Budget Wedding
by Elay Pabico
Is it possible? I think so.
Ever since I had the concepts of weddings, I’ve always known I’d want an elegant, princess-type wedding. Blame it on Disney, but I guess majority of girls wanted that, too.
But when I got engaged, I realized it’s a completely different feeling. To be completely honest, I started by planning the most expensive wedding ever. That lasted for at least a day or two. Until I got down to business and computed everything. 300k for a wedding?
No freakin way.
Then I realized, it’s not about the wedding. I’ve found Mr. Right, Prince Charming, Knight in Shining Armor, whatever you wish to call him. I realized, it does not matter if we get married in jeans and shirt, what matters is that he’s right beside me and that the long wait is over.
Giving up on your dream wedding isn’t easy, I know. But trust me, if you don’t have the budget for it, don’t do it. I don’t see a reason for a 300k wedding if after the wedding you’d be indebted for life.
If you are then, decided on being a practical bride, here’s some tips/realizations I’ve learned over the past few weeks of being a 200% hands-on bride.
- It’s not about the wedding, it’s about the marriage. Being a practical bride is a lot easier when you start thinking of the life AFTER the wedding - the marriage, per se, rather than the wedding day itself. If you wouldn’t consider your married life, it would be easy to splurge 500k for the wedding.
- You have to learn to let go of a few things. If you want to maximize your budget, you wouldn’t spend 80k for a photo and video coverage. Although it is THE BEST that could happen in your wedding, you also have to learn to let go. But if you don’t want to let go of the 80k videographer, then you’d have to choose which other areas on your wedding you are willing to forget about. Honeymoon? Reception? Bridal Gown?
- It’s not about the name-game. It would be fun to answer questions like, “Who made your dress?” and get crazy replies like, “WHAT? SHE MADE YOUR DRESS?!” Blah blah blah. But sometimes, the name is what you pay for. Let’s say your friendly neighborhood couturier does the same quality for a lesser price but when they ask you, they go “Uhmm.. Nanay who?” Be prepared. If you really want to be a practical bride, you would search for the people who are really good in their field but not that pricey. My wedding bouquet is worth 3.5k all in all, and they’re made by Jack and Julie. (WHO?)
- It’s called DYI. There’s a lot of things you can save by doing things yourself. Or by asking your friend or in my case, my cousin to do stuffs for you. Our invitation was designed by Bob and then later made by my cousin.. for free.

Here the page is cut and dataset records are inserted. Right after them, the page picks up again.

# agordon/fastx_toolkit

Measured on AMD Instinct MI355X. Metric: Mreads/s (150 bp) quality-trim+filter, higher is better.
Workload: dtype u8

## Files before the change

fastx_toolkit_amd/csrc/fxg_kernels.h:

```cpp
#pragma once
#include "fxg_device.h"
#include "fxg_clip_instances.h"

#define FXG_INVALID_TUPLE 0xFFFFFFFFu

#define FXG_NTALLY 16
struct FxgLds {
    u32 slot_bytes, so_ksrc, so_kidx, so_ktab;
    u32 off_scratch, off_tally, off_bm_g, off_bm_l, off_bases, off_ptab, total;
    u32 has_tab;
};
__host__ __device__ inline u32 fxg_r16(u32 x) { return (x + 15u) & ~15u; }
__host__ __device__ inline FxgLds fxg_lds_layout(u32 T, u32 stride, u32 bitmaps, u32 stage_stride, u32 nslots = 2, bool no_tab = false, u32 ptab_bytes = 0u)
{
    FxgLds l;
    l.so_ksrc = fxg_r16((T + 1) * 4);
    l.so_kidx = l.so_ksrc + fxg_r16(T * 4);
    l.so_ktab = l.so_kidx + fxg_r16(T * 2);
    l.has_tab = (stage_stride || no_tab) ? 0u : 1u;
    l.slot_bytes = l.so_ktab + (l.has_tab ? fxg_r16(((T * stride + 15) / 16 + 1) * 2) : 0u);
    u32 o = nslots * l.slot_bytes;
    l.off_scratch = o; o += fxg_r16(48 * 4);
    l.off_tally = o;   o += FXG_NTALLY * 8;
    const u32 words = (T * stride + 31) / 32 + 2;
    l.off_bm_g = o;    o += bitmaps ? fxg_r16(words * 4) * (bitmaps == 4u ? 4u : 1u) : 0;
    l.off_bm_l = bitmaps == 1u ? l.off_bm_g : o;    o += bitmaps == 2u ? fxg_r16(words * 4) : 0;
    l.off_bases = o;   o += stage_stride ? fxg_r16(T * stage_stride + 16) : 0;
    l.off_ptab = o;    o += fxg_r16(ptab_bytes);
    l.total = o;
    return l;
}

FXG_HD u32 fxg_bitmap_count(const FxgKArgs &a, bool use_q, bool clip) { return !use_q ? 0u : (clip && a.tq == a.fq) ? 1u : 2u; }

#ifdef FXG_HOST_EMULATION
FXG_HD int fxg_wave_max(int n) { return n; }
#else
__device__ __forceinline__ int fxg_wave_max(int n)
{
    int v = n;
#pragma unroll
    for (int d = 1; d < 64; d <<= 1) { const int o = __shfl_xor(v, d, 64); v = o > v ? o : v; }
    return __builtin_amdgcn_readfirstlane(v);
}
#endif

FXG_HD void fxg_clip_finish(const FxgKArgs &a, int len, int qs, int ts, int mism, int sz, int matches, int bq, int first_n,
                            u32 *out_len, u32 *keep, u32 *reason, u32 *clipped, u32 *adapter_only)
{
    int i = -1;
    if (sz != 0 && !(a.clip_min_adapter_len > 0 && sz < a.clip_min_adapter_len)) {
        if (bq == len - 1 && mism == 0) i = qs;
        else if (sz > 5 && ts == 0 && matches * 100 >= 75 * sz) i = qs;
        else if (sz > 11 && matches * 100 >= 80 * sz) i = qs;
        else if (len >= 2 && bq >= len - 2 && sz <= 5 && matches >= 3) i = qs;
    }
    int cur = len;
    u32 k = 1, why = FXG_R_KEPT, cl = 0, ao = 0;
    if (i > 0) { i += a.clip_keep_delta; if (i < cur) cur = i; cl = 1; }
    if (i == 0) {
        ao = 1;
        if (!(a.clip_flags & FXG_CLIP_ADAPTER_ONLY)) { k = 0; why = FXG_R_CLIP_ADAPTER_ONLY; }
    } else if ((u32)cur < a.clip_min_len) { k = 0; why = FXG_R_CLIP_TOO_SHORT; }
    else if (i == -1 && (a.clip_flags & FXG_CLIP_DISCARD_NON_CLIPPED)) { k = 0; why = FXG_R_CLIP_NO_ADAPTER; }
    else if (i > 0 && (a.clip_flags & FXG_CLIP_DISCARD_CLIPPED)) { k = 0; why = FXG_R_CLIP_ADAPTER_FOUND; }
    else if (!(a.clip_flags & FXG_CLIP_KEEP_N) && first_n < cur) { k = 0; why = FXG_R_CLIP_N; }
    else if (a.clip_flags & FXG_CLIP_ADAPTER_ONLY) { k = 0; why = FXG_R_CLIP_K_MODE; }
    *out_len = (u32)cur; *keep = k; *reason = why; *clipped = cl; *adapter_only = ao;
}
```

We only bought the papers and necessary materials and it didn’t even reach 1k.
- Nothing beats a hands-on bride. Yes, I would love to have a wedding coordinator. All these stress, all these preparations, they can get the best and the worst of you. But at the end of the day, still, nothing beats the appreciation of your husband to be for all the efforts you are doing for the wedding. It’s a different kind of accomplishment when you are able to do things by yourself. Being able to scout for a venue by yourself, it’s liberating.

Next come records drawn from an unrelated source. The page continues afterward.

@@ -954,9 +1007,11 @@
 	}
 	if (std::getenv("PANGENE_TIMING")) std::fprintf(stderr, "[vtx] partials %.3f ms, fetch %.3f ms (records %ld / %ld), greedy %.3f ms\n", (tv1 - tv0) * 1e3, (tv2 - tv1) * 1e3, (long)n_tri, (long)n_rec, (now_sec() - tv2) * 1e3);
 	{
-		std::vector<int32_t> at((size_t)Q, -1);
+		static thread_local std::vector<int32_t> at;
+		static thread_local std::vector<pg_seg_t> tmp;
+		at.assign((size_t)Q, -1);
 		for (int32_t i = 0; i < q->n_seg; ++i) at[(size_t)q->seg[i].gid] = i;
-		std::vector<pg_seg_t> tmp(q->seg, q->seg + q->n_seg);
+		tmp.assign(q->seg, q->seg + q->n_seg);
 		int32_t k = 0;
 		for (int32_t g = 0; g < Q; ++g) if (at[(size_t)g] >= 0) q->seg[k++] = tmp[(size_t)at[(size_t)g]];
 	}
@@ -1322,7 +1377,11 @@
 	pga_ctx_t *ctx = ext->ctx;
 	ext->arc_pending = false;
 	BE_CALL(be->set_filter(ctx, PGA_FLT_PSEUDO), "set_filter");
-	BE_CALL(gen_vtx(opt, q, ext), "gen_vtx");
+	{
+		const int rc = gen_vtx(opt, q, ext);
+		if (rc == RC_FRONT_TIE) return rc;
+		BE_CALL(rc, "gen_vtx");
+	}
 	if (!exact_early(ext)) { Phase ph(PH_EXACT); BE_CALL(exact_sort(ext, 0), "set_head"); }
 	BE_CALL(flag_vtx(q, ext), "flag_vtx");
 	BE_CALL(trace_state(ext, "gen_vtx+flag_vtx", 0), "trace");
@@ -1511,15 +1570,17 @@
 	DataExt *ext = ext_of(q->d, false);
 	if (ext) ext->q_d = q->d;
 	auto run_graph = [&]() {
-		int rc = graph_gen_impl(opt, q);
-		if (rc == RC_REDO && ext) {
-			if (pg_verbose >= 2) std::fprintf(stderr, "[M::%s::%s] the queued branch rounds met a case they leave to the host: repeating stages A-C with host-driven rounds\n", "pg_graph_gen", stamp());
+		auto again = [&](const char *why) {
+			if (pg_verbose >= 2) std::fprintf(stderr, "[M::%s::%s] %s\n", "pg_graph_gen", stamp(), why);
 			q->n_seg = 0, q->n_arc = 0;
 			std::memset((void *)q->seg, 0, sizeof(pg_seg_t) * (size_t)q->m_seg);
 			ext->rerun = true;
-			rc = post_process_impl(opt, q->d);
-			if (rc == 0) rc = graph_gen_impl(opt, q);
-		}
+			const int rc = post_process_impl(opt, q->d);
+			return rc ? rc : graph_gen_impl(opt, q);
+		};
+		int rc = graph_gen_impl(opt, q);
+		if (rc == RC_FRONT_TIE && ext) rc = again("a gene has two proteins at its largest key: repeating stages A-C with the representatives picked on the host");
+		if (rc == RC_REDO && ext) rc = again("the queued branch rounds met a case they leave to the host: repeating stages A-C with host-driven rounds");
 		return rc;
 	};
 	if (g_err == 0 && run_graph() != 0) q->n_arc = 0;
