@@ -518,18 +550,17 @@
   }
 }
 
-__global__ void __launch_bounds__(1024) prior_cost_kernel(Dev d, const double *cams, const double *poses, const double *partial, long npart, double *out, double *absmax_slot, int jac) {
-  __shared__ double lds[64];
-  for (int c = 0; c < 2; c++) {
-    double v[1] = {0.0};
-    for (long i = threadIdx.x; i < npart; i += blockDim.x) v[0] += partial[i * 2 + c];
-    block_sum<1, 1024>(v, lds);
-    if (threadIdx.x == 0) out[c] = v[0];
-    __syncthreads();
-  }
-  if (threadIdx.x == 0 && absmax_slot) *absmax_slot = 0.0;
+__global__ void __launch_bounds__(TPB) prior_cost_kernel(Dev d, const double *cams, const double *poses, const double *partial, long npart, double *out, double *absmax_slot, int jac) {
+  __shared__ double lds[4 * 3];
+  __shared__ int last;
+  const int gt = blockIdx.x * TPB + threadIdx.x, gs = gridDim.x * TPB;
+  double m[2] = {0, 0};
+  for (long i = gt; i < npart; i += gs) {
+    m[0] += partial[2 * i];
+    m[1] += partial[2 * i + 1];
+  }
   double v[1] = {0.0};
-  for (int c = threadIdx.x; c < d.NC; c += blockDim.x) {
+  for (int c = gt; c < d.NC; c += gs) {
     if (d.cam_fixed[c]) continue;
     const double *q = cams + 3 * c, *pr = d.cam_prior + 3 * c, *sg = d.cam_sigma + 3 * c;
     const double e0 = (q[0] - pr[0]) / fmax(sg[0], kEps), e1 = (q[1] - pr[1]) / fmax(sg[1], kEps);
@@ -537,7 +568,7 @@
     v[0] += 0.5 * (e0 * e0 + e1 * e1 + e2 * e2);
   }
   if (d.gps && d.gps_sigma)
-    for (int s = threadIdx.x; s < d.S; s += blockDim.x) {
+    for (int s = gt; s < d.S; s += gs) {
       const double sg = d.gps_sigma[s];
       const bool fixed = d.shot_fixed && d.shot_fixed[s];
       const double p3[3] = {poses[6 * s + 3], poses[6 * s + 4], poses[6 * s + 5]}, g3[3] = {d.gps[3 * s], d.gps[3 * s + 1], d.gps[3 * s + 2]};
@@ -548,7 +579,7 @@
       }
     }
   if (d.up && d.up_sigma)
-    for (int s = threadIdx.x; s < d.S; s += blockDim.x) {
+    for (int s = gt; s < d.S; s += gs) {
       if (!(d.up_sigma[s] > 0) || (d.shot_fixed && d.shot_fixed[s])) continue;
       double r[3], J[9], rho, rho1;
       up_residual(d, s, r, J);
@@ -560,8 +591,22 @@
         for (int i = 0; i < 9; i++) d.up_J[9 * s + i] = wt * J[i];
       }
     }
-  block_sum<1, 1024>(v, lds);
-  if (threadIdx.x == 0) out[0] += v[0];
+  double w[3] = {m[0], m[1], v[0]};
+  block_sum<3, TPB>(w, lds);
+  if (threadIdx.x == 0)
+#pragma unroll
+    for (int k = 0; k < 3; k++) d.sh_prior[3 * blockIdx.x + k] = w[k];
+  if (!last_workgroup(d.tickets + TK_PRIOR * kTicketStride, gridDim.x, last)) return;
+  double t[3] = {0, 0, 0};
+  for (int q = threadIdx.x; q < (int)gridDim.x; q += TPB)
+#pragma unroll
+    for (int k = 0; k < 3; k++) t[k] += d.sh_prior[3 * q + k];
+  block_sum<3, TPB>(t, lds);
+  if (threadIdx.x == 0) {
+    out[0] = t[0] + t[2];
+    out[1] = t[1];
+    if (absmax_slot) *absmax_slot = 0.0;
+  }
 }
 
 template <int W>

Questions to ask yourself:
- Is it worth it? - When I was out scouting for a florist, I asked her how much for a tulip bouquet, and she told me it was double the price of my original quotation! Instead of pushing me to go for the higher price (imagine her sales), she told me, “It’s just one hour of holding the bouquet, do you really need tulips?”

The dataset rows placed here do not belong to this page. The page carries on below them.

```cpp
struct Sparse2Args {
  const uint4 *AM;
  const int8_t *Bt;
  int *C;
  long ldk, ldc, strideB, strideC, m_row0;
  int tiles_m, tiles_n, nk, gm, fuse, digits;
  int plane0 = 0;
  const int2 *tile_map = nullptr;
  const int *anymiss = nullptr;
  int run_if = 0;
  double *UtX = nullptr;
  long ldx = 0, l = 0, n = 0;
  const double *mean = nullptr, *qinv = nullptr;
  double m_scale = 1.0;
  int nplanes = 0;
};

__global__ __launch_bounds__(256) void sparse2_meta_kernel(const int8_t *__restrict__ A, long lpad, long ldk,
                                                           uint4 *__restrict__ AM, int *__restrict__ row_surplus,
                                                           int *anymiss = nullptr ) {
  const long nk = ldk / I8_BK;
  const long id = (long)blockIdx.x * 256 + threadIdx.x;
  if (id >= lpad * nk * 4) return;
  const int c = (int)(id & 3);
  const long rr = (id >> 2) & 255, tk = id >> 10;
  const long tmi = tk / nk, kt = tk - tmi * nk;
  const long row = tmi * S2_BM + rr;
  const int p = c >> 1, h = c & 1;
  const int8_t *base = A + row * ldk + kt * I8_BK;
  unsigned w[4];
#pragma unroll
  for (int e = 0; e < 2; ++e) {
    const int8_t *src = base + 32 * (2 * p + e) + 16 * h;
    unsigned g2 = 0;
#pragma unroll
    for (int i = 0; i < 4; ++i) g2 |= (*reinterpret_cast<const unsigned *>(src + 4 * i) & 0x03030303u) << (2 * i);
    w[e] = g2;
  }
  {
    const int8_t *src = base + 32 * (2 * p + h);
    unsigned idx = 0, bits = 0;
    int surplus = 0;
    for (int gq = 0; gq < 8; ++gq) {
      const unsigned word = *reinterpret_cast<const unsigned *>(src + 4 * gq);
      const unsigned m = (word >> 4) & 0x01010101u;
      const unsigned pat = (m | (m >> 7) | (m >> 14) | (m >> 21)) & 0xFu;
      const int cnt = __popc(pat);
      const int p0 = cnt >= 1 ? __ffs(pat) - 1 : 0;
// ... 325 lines not shown
```

gemma_amd/csrc/i8gemm_sparse2_r16.hip.h:

```cpp
#pragma once
#include "i8gemm_sparse2.hip.h"

#ifndef S2_R16_PREP_SPREAD
#define S2_R16_PREP_SPREAD 0
#endif
#ifndef S2_R16_NST
#define S2_R16_NST 4
#endif
#ifndef S2_R16_ABL_NO_S
#define S2_R16_ABL_NO_S 0
#endif
#ifndef S2_R16_ABL_NO_D
#define S2_R16_ABL_NO_D 0
#endif

namespace gemma_hip {

constexpr int S2_R16_LDS = S2_R16_NST * S2_STAGE;

template <bool WITH_S, bool COMBINE = false>
__device__ __forceinline__ void s2_r16_body(const Sparse2Args &g) {
  extern __shared__ __attribute__((aligned(1024))) int8_t i8lds[];
  constexpr bool NO_S = !WITH_S || S2_R16_ABL_NO_S;
  if (g.run_if) {
    const int any = __builtin_amdgcn_readfirstlane(*g.anymiss);
    if ((g.run_if == 1) != (any != 0)) return;
  }
  int tm, tn;
  if (g.tile_map) {
    const int2 t2 = g.tile_map[blockIdx.x];
    tm = __builtin_amdgcn_readfirstlane(t2.x);
    tn = __builtin_amdgcn_readfirstlane(t2.y);
  } else {
    const int nwg = gridDim.x, b = blockIdx.x;
    const int q_ = nwg >> 3, r = nwg & 7, x = b & 7, o = b >> 3;
    const int L = (x < r ? x * (q_ + 1) : r * (q_ + 1) + (x - r) * q_) + o;
    const int GM = g.gm > 0 ? g.gm : 8;
    const int per_group = GM * g.tiles_n;
    const int grp = L / per_group;
    const int first_m = grp * GM;
    const int gsz = min(g.tiles_m - first_m, GM);
    const int in = L - grp * per_group;
    tm = first_m + in % gsz;
    tn = in / gsz;
  }
  const int plane = blockIdx.y + g.plane0;
  const int odd = g.digits & 1;
  const int d_first = g.fuse ? (odd ? (plane == 0 ? 0 : 2 * plane) : 2 * plane + 1) : plane;
  const int nd = (g.fuse && !(odd && plane == 0)) ? 2 : 1;
  const int t = threadIdx.x, lane = t & 63;
  const int wave = __builtin_amdgcn_readfirstlane(t >> 6);
  const int r16 = lane & 15, q = lane >> 4;

  const uint4 *asrc[2];
  const int8_t *bsrc[2];
  int adst[2], bdst[2];
// ... 54 lines not shown
    ga[i][1] = s2_unpack_g((q >> 1) ? rec[i][1][1] : rec[i][1][0]);                                               \
    ix[i] = (q >> 1) ? rec[i][1][2] : rec[i][0][2];                                                               \
    ms[i] = s2_expand((q >> 1) ? rec[i][1][3] : rec[i][0][3]);                                                    \
    asm volatile("" ::"v"(rec[i][0]), "v"(rec[i][1]));                                                            \
  } while (0)
#define GS_PREP_G(i, P) ga[i][P] = s2_unpack_g((q >> 1) ? rec[i][P][1] : rec[i][P][0])
#define GS_PREP_M(i)                                                                                              \
  do {                                                                                                            \
    ix[i] = (q >> 1) ? rec[i][1][2] : rec[i][0][2];                                                               \
    ms[i] = s2_expand((q >> 1) ? rec[i][1][3] : rec[i][0][3]);                                                    \
    asm volatile("" ::"v"(rec[i][0]), "v"(rec[i][1]));                                                            \
  } while (0)
#define GS_D(i, SB, P, SL)                                                                                        \
  do {                                                                                                            \
    if (!S2_R16_ABL_NO_D)                                                                                         \
      asm volatile("s_nop 1\n\tv_mfma_i32_16x16x64_i8 %0, %1, %2, %0"                                             \
                   : "+v"(accg[i][SB])                                                                            \
                   : "v"(ga[i][P]), "v"(__builtin_shufflevector(T[SL], T[SL], 4 * (P), 4 * (P) + 1, 4 * (P) + 2, 4 * (P) + 3))); \
  } while (0)
#define GS_S(i, SB, SL)                                                                                           \
  do {                                                                                                            \
    if (!NO_S)                                                                                                    \
      asm volatile("s_nop 1\n\tv_smfmac_i32_16x16x128_i8 %0, %1, %2, %3" : "+v"(accm[i][SB]) : "v"(ms[i]), "v"(T[SL]), "v"(ix[i])); \
  } while (0)
#define GS_STEP(SB, SL, X)                                                                                        \
  do {                                                                                                            \
    GS_D(0, SB, 0, SL); GEMMA_SB();                                                                               \
    GS_D(1, SB, 0, SL); X; GEMMA_SB();                                                                            \
    GS_D(0, SB, 1, SL); GEMMA_SB();                                                                               \
    GS_D(1, SB, 1, SL); GEMMA_SB();                                                                               \
    GS_S(0, SB, SL); GEMMA_SB();                                                                                  \
    GS_S(1, SB, SL); GEMMA_SB();                                                                                  \
  } while (0)
#define GS_KTILE(SC, SN, SD, MORE, LOAD3, VMW)                                                                    \
  do {                                                                                                            \
    GS_STEP(0, 0, { GS_RT(SC, 3, 3); if (LOAD3) GS_DMA_A(0, SD); });                                               \
    GS_STEP(1, 1, { GS_RT(SC, 4, 0); if (LOAD3) GS_DMA_A(1, SD); });                                               \
    GS_STEP(2, 2, { GS_RT(SC, 5, 1); if (LOAD3) GS_DMA_B(0, SD); });                                               \
    GS_STEP(3, 3, { GS_RT(SC, 6, 2); if (LOAD3) GS_DMA_B(1, SD); });                                               \
    GS_STEP(4, 0, { GS_RT(SC, 7, 3); });                                                                           \
    asm volatile("s_waitcnt vmcnt(" #VMW ")" ::: "memory");                                                       \
    __builtin_amdgcn_s_barrier();                                                                                 \
    GEMMA_SB();                                                                                                   \
    GS_STEP(5, 1, { if (MORE) { GS_RREC(SN, 0, 0); GS_RREC(SN, 0, 1); GS_RREC(SN, 1, 0); GS_RREC(SN, 1, 1);       \
                                GS_RT(SN, 0, 0); } });                                                             \
    GS_STEP(6, 2, { if (MORE) { GS_RT(SN, 1, 1); } });                                                             \
    if (S2_R16_PREP_SPREAD && (MORE)) {                                                                           \
      GS_D(0, 7, 0, 3); GEMMA_SB();                                                                               \
      GS_D(1, 7, 0, 3); { GS_RT(SN, 2, 2); GS_PREP_G(0, 0); } GEMMA_SB();                                          \
      GS_D(0, 7, 1, 3); { GS_PREP_G(1, 0); } GEMMA_SB();                                                           \
      GS_D(1, 7, 1, 3); { GS_PREP_G(0, 1); } GEMMA_SB();                                                           \
      GS_S(0, 7, 3); { GS_PREP_G(1, 1); } GEMMA_SB();                                                              \
      GS_S(1, 7, 3); { GS_PREP_M(0); } GEMMA_SB();                                                                 \
      { GS_PREP_M(1); } GEMMA_SB();                                                                                \
    } else {                                                                                                      \
      GS_STEP(7, 3, { if (MORE) { GS_RT(SN, 2, 2); } });                                                           \
      if (MORE) { GS_PREP(0); GS_PREP(1); }                                                                       \
      GEMMA_SB();                                                                                                 \
    }                                                                                                             \
  } while (0)

  if (wave >= 4) __builtin_amdgcn_s_setprio(1);
  const int nk = g.nk;
  for (int dd = 0; dd < nd; ++dd) {
    if (dd > 0) {
      asm volatile("s_nop 15\n\ts_nop 7" ::: "memory");
#pragma unroll
      for (int i = 0; i < 2; ++i)
#pragma unroll
        for (int j = 0; j < 8; ++j)
#pragma unroll
          for (int r = 0; r < 4; ++r) {
            accg[i][j][r] <<= 8;
            if (WITH_S) accm[i][j][r] <<= 8;
          }
    }
    GS_INIT_SRC(d_first - dd);
#pragma unroll
    for (int j = 0; j < 2; ++j) { GS_DMA_A(j, 0); GS_DMA_B(j, 0); }
    if (nk > 1) {
#pragma unroll
      for (int j = 0; j < 2; ++j) { GS_DMA_A(j, S2_STAGE); GS_DMA_B(j, S2_STAGE); }
    }
    if (nk > 2) {
#pragma unroll
      for (int j = 0; j < 2; ++j) { GS_DMA_A(j, 2 * S2_STAGE); GS_DMA_B(j, 2 * S2_STAGE); }
    }
    if (S2_R16_NST == 5 && nk > 3) {
#pragma unroll
      for (int j = 0; j < 2; ++j) { GS_DMA_A(j, 3 * S2_STAGE); GS_DMA_B(j, 3 * S2_STAGE); }
      asm volatile("s_waitcnt vmcnt(12)" ::: "memory");
    } else if (nk > 2) {
      asm volatile("s_waitcnt vmcnt(8)" ::: "memory");
    } else if (nk > 1) {
      asm volatile("s_waitcnt vmcnt(4)" ::: "memory");
    } else {
      asm volatile("s_waitcnt vmcnt(0)" ::: "memory");
    }
    __builtin_amdgcn_s_barrier();
    GEMMA_SB();
    GS_RT(0, 0, 0);
    GS_RT(0, 1, 1);
    GS_RT(0, 2, 2);
    GS_RREC(0, 0, 0); GS_RREC(0, 0, 1); GS_RREC(0, 1, 0); GS_RREC(0, 1, 1);
    GS_PREP(0);
    GS_PREP(1);
    GEMMA_SB();

    int sc = 0, sn = S2_STAGE, s2 = 2 * S2_STAGE, s3 = 3 * S2_STAGE, sd = (S2_R16_NST - 1) * S2_STAGE;
#define GS_ROTATE()                                                                                               \
  do {                                                                                                            \
    const int tmp = sc;                                                                                           \
    sc = sn; sn = s2;                                                                                             \
    if (S2_R16_NST == 5) { s2 = s3; s3 = sd; } else { s2 = sd; }                                                  \
    sd = tmp;                                                                                                     \
  } while (0)
    int kt = 0;
    if (S2_R16_NST == 5) {
      for (; kt + 4 < nk; ++kt) {
        GS_KTILE(sc, sn, sd, true, true, 12);
        GS_ROTATE();
      }
      if (nk >= 4) {
        GS_KTILE(sc, sn, sd, true, false, 8);
        GS_ROTATE();
      }
    } else {
      for (; kt + 3 < nk; ++kt) {
        GS_KTILE(sc, sn, sd, true, true, 8);
        GS_ROTATE();
      }
    }
    if (nk >= 3) {
      GS_KTILE(sc, sn, sd, true, false, 4);
      GS_ROTATE();
    }
    if (nk >= 2) {
      GS_KTILE(sc, sn, sd, true, false, 0);
      GS_ROTATE();
    }
    GS_KTILE(sc, sn, sd, false, false, 0);
#undef GS_ROTATE
  }

  asm volatile("s_nop 15\n\ts_nop 7" ::: "memory");
  if constexpr (COMBINE) {
    const int np = g.nplanes;
    const bool load_m = !(g.anymiss && __builtin_amdgcn_readfirstlane(*g.anymiss) == 0);
    const double w_hi = g.fuse ? 65536.0 : 256.0;
    const double w0 = (g.fuse && !odd) ? 65536.0 : 256.0;
    const long row_w = (long)tm * S2_BM + wave * 32, col_w = (long)tn * S2_BN;
    const long row_l = row_w + 4 * q, col_l = col_w + r16;
    const unsigned lo_c = (unsigned)((4 * q * g.ldc + r16) * 4), lo_x = (unsigned)((4 * q * g.ldx + r16) * 8);
#define EP_AT(T, BASE, LO) (*(T *)((const char *)(BASE) + (LO)))
#define EP_LOAD(DG, DM, I, H, P)                                                                                  \
  do {                                                                                                            \
    const int *cp_ = g.C + (long)(P) * g.strideC + (row_w + 16 * (I)) * g.ldc + col_w + 32 * (H);                 \
    _Pragma("unroll") for (int k_ = 0; k_ < 2; ++k_) _Pragma("unroll") for (int r_ = 0; r_ < 4; ++r_) {           \
      DG[4 * k_ + r_] = EP_AT(const int, cp_ + r_ * g.ldc + 16 * k_, lo_c);                                       \
      DM[4 * k_ + r_] = load_m ? EP_AT(const int, cp_ + (g.m_row0 + r_) * g.ldc + 16 * k_, lo_c) : 0;             \
    }                                                                                                             \
  } while (0)
    int cg[8], cm[8];
#pragma unroll
    for (int e = 0; e < 8; ++e) cg[e] = cm[e] = 0;
    if (np > 1) EP_LOAD(cg, cm, 0, 0, np - 1);
#pragma unroll
    for (int b = 0; b < 8; ++b) {
      const int i = b >> 2, h = b & 3;
      double tg[8], tk[8];
#pragma unroll
      for (int e = 0; e < 8; ++e) tg[e] = tk[e] = 0.0;
      for (int p = np - 1; p >= 1; --p) {
        int ng[8], nm[8];
#pragma unroll
        for (int e = 0; e < 8; ++e) ng[e] = nm[e] = 0;
        if (p > 1) EP_LOAD(ng, nm, i, h, p - 1);
        else if (b < 7) EP_LOAD(ng, nm, (b + 1) >> 2, (b + 1) & 3, np - 1);
#pragma unroll
// ... 19 lines not shown
                fma(ms, tk[e], tg[e]) * EP_AT(const double, g.qinv + col_w + 16 * sb, (unsigned)(8 * r16));
        }
      }
    }
#undef EP_AT
#undef EP_LOAD
  } else {
    int *Cg = g.C + (long)plane * g.strideC;
#pragma unroll
    for (int i = 0; i < 2; ++i)
#pragma unroll
      for (int sb = 0; sb < 8; ++sb) {
        const long col = (long)tn * S2_BN + 16 * sb + r16;
#pragma unroll
        for (int r = 0; r < 4; ++r) {
          const long row = (long)tm * S2_BM + wave * 32 + 16 * i + 4 * q + r;
          Cg[row * g.ldc + col] = accg[i][sb][r];
          if (WITH_S) Cg[(g.m_row0 + row) * g.ldc + col] = accm[i][sb][r];
        }
      }
  }
#undef GS_INIT_SRC
#undef GS_DMA_A
#undef GS_DMA_B
#undef GS_RREC
#undef GS_RT
#undef GS_PREP
#undef GS_PREP_G
#undef GS_PREP_M
#undef GS_D
#undef GS_S
#undef GS_STEP
#undef GS_KTILE
}
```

- Who am I doing this for? If it’s for the guests, or the mother of the groom, or your mom, for instance, drop it. If the people on your wedding are really the closest friends or your loving relatives, they wouldn’t matter what bouquet your holding, or what gown you are wearing.
- Is the quality okay? It doesn’t mean that just because you’re saving up means you’re going for the low quality works.
I’m not against those who are willing to spend 1m on their wedding day. If you have the funds, by all means, do so! After all, our wedding day - that one day in our lives that we would ALWAYS, ALWAYS look back when we’re forty… or fifty… no matter how much or how little you spend, it’s always that PERSON at the end of the aisle that makes it all special.
So Happy Preps! and Goodluck, Brides-to-be!